June 28, 2002
A Note of Concern for the Economic Recovery
Do you ever get the feeling that Alan Greenspan gets a peek at the economic statistics before the rest of us have our chance? The Fed's decision to leave short term interest rates unchanged, even as first quarter growth in the U.S. economy was revised upward to a blistering 6.1 percent, struck some of us as a bit risky. After all, with government spending lurching upwards, and the economy picking up speed, maintaining the discount rate at its 40-year low seemed a bit like keeping the throttle open on a race car heading for a curve.
Then we got the Bureau of Economic Analysis's report on personal income and consumption for the month of May. And the Fed's concern over the economic recovery began to make more sense.
With the retail sales report, and now the BEA's personal income data, we have two indicators of what could prove to be a disturbing new trend. That is, consumers in the U.S. economy are beginning to squeeze their dollars a bit harder.
The BEA reported that consumption expenditures were essentially flat in the month of May, after growing at an inflation-adjusted 0.1 percent for each of the preceding two months. This frugality helped push national savings rates, computed as a fraction of after-tax income, up to 3.1 percent.
The trajectory of retail sales has also become noticeably flatter of late. While the 0.9 percent decline in May was largely a correction to the 1.2 percent growth spike that occurred in the preceding month, its timing was unsettling. Growth in sales over the last three months compared to the same period last year, at 3.3 percent, is only a little higher than the rate of inflation.
A one-month pause in spending growth does not constitute a new trend, of course. But in an economy where business spending remains weak, and exports are threatened, the heavy lifting in our recovery so far has been done by consumers.
And any hint of interruption in their appetite for spending is guaranteed to make policy makers break out in a sweat.
And it is easy to see how this pause could last longer than a month.
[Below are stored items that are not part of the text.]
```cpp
__device__ __forceinline__ int ld_state(const int* p) { return __hip_atomic_load(p, __ATOMIC_RELAXED, __HIP_MEMORY_SCOPE_AGENT); }

constexpr int BAR_STRIDE = 32, BAR_INTS = 17 * BAR_STRIDE;
constexpr unsigned BAR_SPIN_LIMIT = 1u << 23;
template <class F>
__device__ __forceinline__ bool grid_sync(int* bar, int nwg, int* s_last, int* s_gen, F&& last_hook) {
    const int grp = (int)(blockIdx.x & 7), ngrp = nwg < 8 ? nwg : 8, members = (nwg - grp + 7) >> 3;
    int* cnt = bar + BAR_STRIDE * (1 + grp);
    int* gen = bar + BAR_STRIDE * (9 + grp);
    __syncthreads();
    if (threadIdx.x == 0) {
        *s_gen = __hip_atomic_load(gen, __ATOMIC_RELAXED, __HIP_MEMORY_SCOPE_AGENT);
// ... 589 lines not shown
    cached[dev].store(v);
    return v;
}
bool mc_route_coop_reserve(int dev, int nwg) {
    if (nwg <= 0 || dev < 0 || dev >= 64) return false;
    const int slots = mc_route_coop_slots(dev);
    int cur = g_coop_reserved[dev].load();
    while (cur + nwg <= slots)
        if (g_coop_reserved[dev].compare_exchange_weak(cur, cur + nwg)) return true;
    return false;
}
void mc_route_coop_release(int dev, int nwg) {
    if (nwg > 0 && dev >= 0 && dev < 64) g_coop_reserved[dev].fetch_sub(nwg);
}
const int* mc_route_num_tiles_ptr(const RouteBufs& rb, int group) { return rb.state + ST_NTILES + group; }
const int* mc_route_split_flag_ptr(const RouteBufs& rb) { return rb.state + ST_SPLIT; }

int mc_launch_gate_finish(const float* proj, const float* sim_n, const float* logit_scale, long N, int E,
                          RouteBufs rb, hipStream_t s) {
    MC_REQUIRE(E >= 2 && E <= MAXE, "gate: num_experts=%d unsupported (2..16)", E);
    MC_HIP(hipMemsetAsync(rb.state, 0, sizeof(int) * (ST_CNT + MAXP), s));
    int blocks = cdiv(N, 16);
    if (blocks > 4096) blocks = 4096;
    hipLaunchKernelGGL(gate_finish_k, dim3(blocks), dim3(256), 0, s, proj, sim_n, logit_scale, N, E, rb.idx, rb.gate,
                       rb.key, rb.state);
    MC_LAUNCH_CHECK();
    return MC_OK;
}

int mc_launch_route(long N, long Nsrc, long gsplit, int E, int capacity, RouteBufs rb, const McOptions& o, hipStream_t s) {
    MC_REQUIRE(Nsrc == N || 2 * Nsrc == N, "route: Nsrc=%ld must be N or N/2 (N=%ld)", Nsrc, N);
    MC_REQUIRE(Nsrc == N || rb.tie_xor == 0xFFFFFFFFu, "route: the twin mode needs the stable tie order (a twin must rank right behind its original)");
    if (mc_route_is_small(o, N)) {
#define MC_ROUTE_SMALL(KERNEL)                                                                                                       \
    hipLaunchKernelGGL(KERNEL, dim3(1), dim3(SMALL_THREADS), 0, s, rb.idx, rb.gate, rb.key, N, Nsrc, gsplit, E, capacity,   \
                       (int)(N / Nsrc), rb.comb_w, rb.state, rb.src_row, rb.dst_row, rb.tile_group, rb.tile_row0, rb.tile_nrows,        \
                       rb.max_tiles, rb.tie_xor)
        if (o.route_reg && 2 * N <= 10L * SMALL_THREADS) MC_ROUTE_SMALL(route_small_k<10>);
        else if (o.route_reg && 2 * N <= 20L * SMALL_THREADS) MC_ROUTE_SMALL(route_small_k<20>);
        else MC_ROUTE_SMALL(route_small_stream_k);
#undef MC_ROUTE_SMALL
        MC_LAUNCH_CHECK();
        return MC_OK;
    }
    if (o.route_coop && 2 * N <= COOP_MAX_WG * 256 * COOP_PER) {
        const int per = o.route_per ? (int)o.route_per : (cdiv(2 * N, 256L * COOP_PER) > 256 ? 16 : 10);
        const int nwg = cdiv(2 * N, 256L * per);
#define MC_ROUTE_COOP(P)                                                                                                             \
    hipLaunchKernelGGL(route_coop_k<P>, dim3(nwg), dim3(256), 0, s, rb.idx, rb.gate, rb.key, N, Nsrc, gsplit, E, capacity, (int)(N / Nsrc), \
                       rb.comb_w, rb.state, rb.src_row, rb.dst_row, rb.tile_group, rb.tile_row0, rb.tile_nrows, rb.max_tiles, rb.tie_xor,  \
                       N <= 65536 ? 1 : 0)
        if (per == 16) MC_ROUTE_COOP(16); else MC_ROUTE_COOP(10);
#undef MC_ROUTE_COOP
        MC_LAUNCH_CHECK();
        return MC_OK;
    }
    hipLaunchKernelGGL(route_init_k, dim3(1), dim3(256), 0, s, rb.state, E, capacity, (int)(N / Nsrc));
    int blocks = cdiv(2 * N, 256 * 8);
    if (blocks > 1024) blocks = 1024;
    if (blocks < 1) blocks = 1;
    for (int pass = 0; pass < 8; ++pass) {
        hipLaunchKernelGGL(route_hist_k, dim3(blocks), dim3(256), 0, s, rb.idx, rb.key, N, Nsrc, rb.state, pass, rb.tie_xor);
    }
    hipLaunchKernelGGL(route_keep_k, dim3(blocks), dim3(256), 0, s, rb.idx, rb.gate, rb.key, N, Nsrc, gsplit, rb.comb_w, rb.state, rb.tie_xor);
    hipLaunchKernelGGL(route_plan_k, dim3(1), dim3(256), 0, s, rb.state, E, rb.tile_group, rb.tile_row0, rb.tile_nrows,
                       rb.max_tiles);
    hipLaunchKernelGGL(route_fill_k, dim3(cdiv(2 * Nsrc, 256 * 8)), dim3(256), 0, s, rb.idx, rb.comb_w, Nsrc, gsplit, rb.state,
                       rb.src_row, rb.dst_row);
    MC_LAUNCH_CHECK();
    return MC_OK;
}
```

motioncraft_amd/csrc/mc_step.hip:

```cpp
#include "mc_ctx.h"

bool use_half(const mc_ctx* c) { return c->prec != MC_PREC_F32 && c->rows > c->opt.half_min_rows; }
static const HalfW* half_planes(const mc_ctx* c, const HalfW* hw) { return hw && hw->hi && use_half(c) ? hw : nullptr; }
static bool split3(const mc_ctx* c) { return c->prec == MC_PREC_F16X3; }

static bool twin_aliased(const mc_ctx* c, bool twin) { return twin && chain_on(c, kChainTwinAlias) && !c->no_alias; }
static TwinAlias twin_alias(const mc_ctx* c, bool twin, bool tokens) {
    return twin_aliased(c, twin) ? TwinAlias{mc_route_split_flag_ptr(c->rb), (tokens ? c->N : c->rows) / 2} : TwinAlias();
}

template <class Args>
static void set_tile_map(const mc_ctx* c, int group, Args& a) {
    const long to = (long)group * c->rb.max_tiles;
    a.tile_group = c->rb.tile_group + to; a.tile_row0 = c->rb.tile_row0 + to; a.tile_nrows = c->rb.tile_nrows + to;
    a.num_tiles = mc_route_num_tiles_ptr(c->rb, group);
}

static int dbg_hold(const mc_ctx* c, hipStream_t pos, hipStream_t neg) {
    const long us = c->opt.dbg_delay_us;
    return us == 0 ? MC_OK : mc_launch_spin((us > 0 ? us : -us) * 100, us > 0 ? pos : neg);
}

int dense(const mc_ctx* c, const float* A, long lda, const float* W, long ldw, const float* bias, const float* R, long ldr,
          float* C, long ldc, long M, int N, int K, int act, hipStream_t s) {
// ... 91 lines not shown
    p.Y = Y; p.ldy = ldy; p.tok0 = tok0; p.N = tok0 + ntok; p.L = w.din; p.Nout = w.dout;
    p.twin_from = twin_from;
    p.alias = alias;
    return p;
}
static int moe_proj(const mc_ctx* c, const MoeW& w, float* Y, long ldy, long tok0, long ntok, long twin_from, const TwinAlias& alias, hipStream_t s) {
    if (proj_chained(c, w)) return mc_launch_rowchain(0, proj_chain_args(c, w, Y, ldy, tok0, ntok, twin_from, alias), s);
    GemmArgs p;
    mc_gemm_opts(c->opt, p);
    p.A = c->y2 + 2 * tok0 * w.din; p.lda = w.din; p.comb_w = c->rb.comb_w + 2 * tok0;
    p.W = w.proj_w; p.ldw = w.din; p.bias = w.proj_b;
    p.C = Y + tok0 * ldy; p.ldc = ldy; p.M = (int)ntok; p.N = w.dout; p.K = w.din;
    return mc_launch_gemm(GM_COMB, p, 1, 0, s);
}

int run_moe(mc_ctx* c, const MoeW& w, const float* z, long Ntok, float* out, long ldout, bool gated, bool twin, long gsplit,
            hipStream_t s, const HalfW* hw, const HalfW* hw2) {
    const mc_model_config& g = c->m->cfg;
    const int E = g.num_experts, din = w.din;
    int r;
    if (!gated) {
        if ((r = dense(c, z, din, w.gate_w, din, w.gate_b, nullptr, 0, c->proj, 256, Ntok, 256, din, ACT_NONE, s))) return r;
        if ((r = mc_launch_gate_finish(c->proj, w.sim_n, w.scale, Ntok, E, c->rb, s))) return r;
    }
    const int capacity = g.topk * (int)((double)g.capacity_factor * (double)((Ntok + E - 1) / E));
    c->cnt_clean = false;
    c->led_nsrc = twin ? Ntok / 2 : Ntok;
    c->led_gsplit = gsplit;
    if ((r = mc_launch_route(Ntok, twin ? Ntok / 2 : Ntok, gsplit, E, capacity, c->rb, c->opt, s))) return r;
    c->cnt_clean = mc_route_cleans_counts(c->opt, Ntok);
    if (gsplit < Ntok) return MC_OK;
    if ((r = moe_experts(c, w, z, Ntok, 0, s, hw, hw2))) return r;
    if (!out) return MC_OK;
    return moe_proj(c, w, out, ldout, 0, Ntok, twin ? Ntok / 2 : 0, TwinAlias(), s);
}

bool a_holds_planes(const mc_ctx* c) {
    const long D = (long)c->m->cfg.latent_dim * c->m->cfg.num_parts;
    return use_half(c) && chain_on(c, kChainFilmPlanes) && D % 128 == 0 && c->rows * D * 2 < (1L << 31);
}

// ... 242 lines not shown
    MC_HIP(hipStreamWaitEvent(s, c->ev_side, 0));
    return MC_OK;
}
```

The surge of consumer spending in the post-September 11 aftermath helped make the 2001 recession a one-quarter wonder, but it also pushed consumer debt to unsustainably high levels. Savings rates were practically zero from November through January as durable goods sales shot through the roof, and discretionary purchases that might have been spread out over the course of this year were compressed into the space of those few months.
In a few short weeks, our confidence in the durability of the economic recovery has taken a few hits. Our continued growth may depend on how well the other sectors of the economy perform when consumers hand the baton off to them.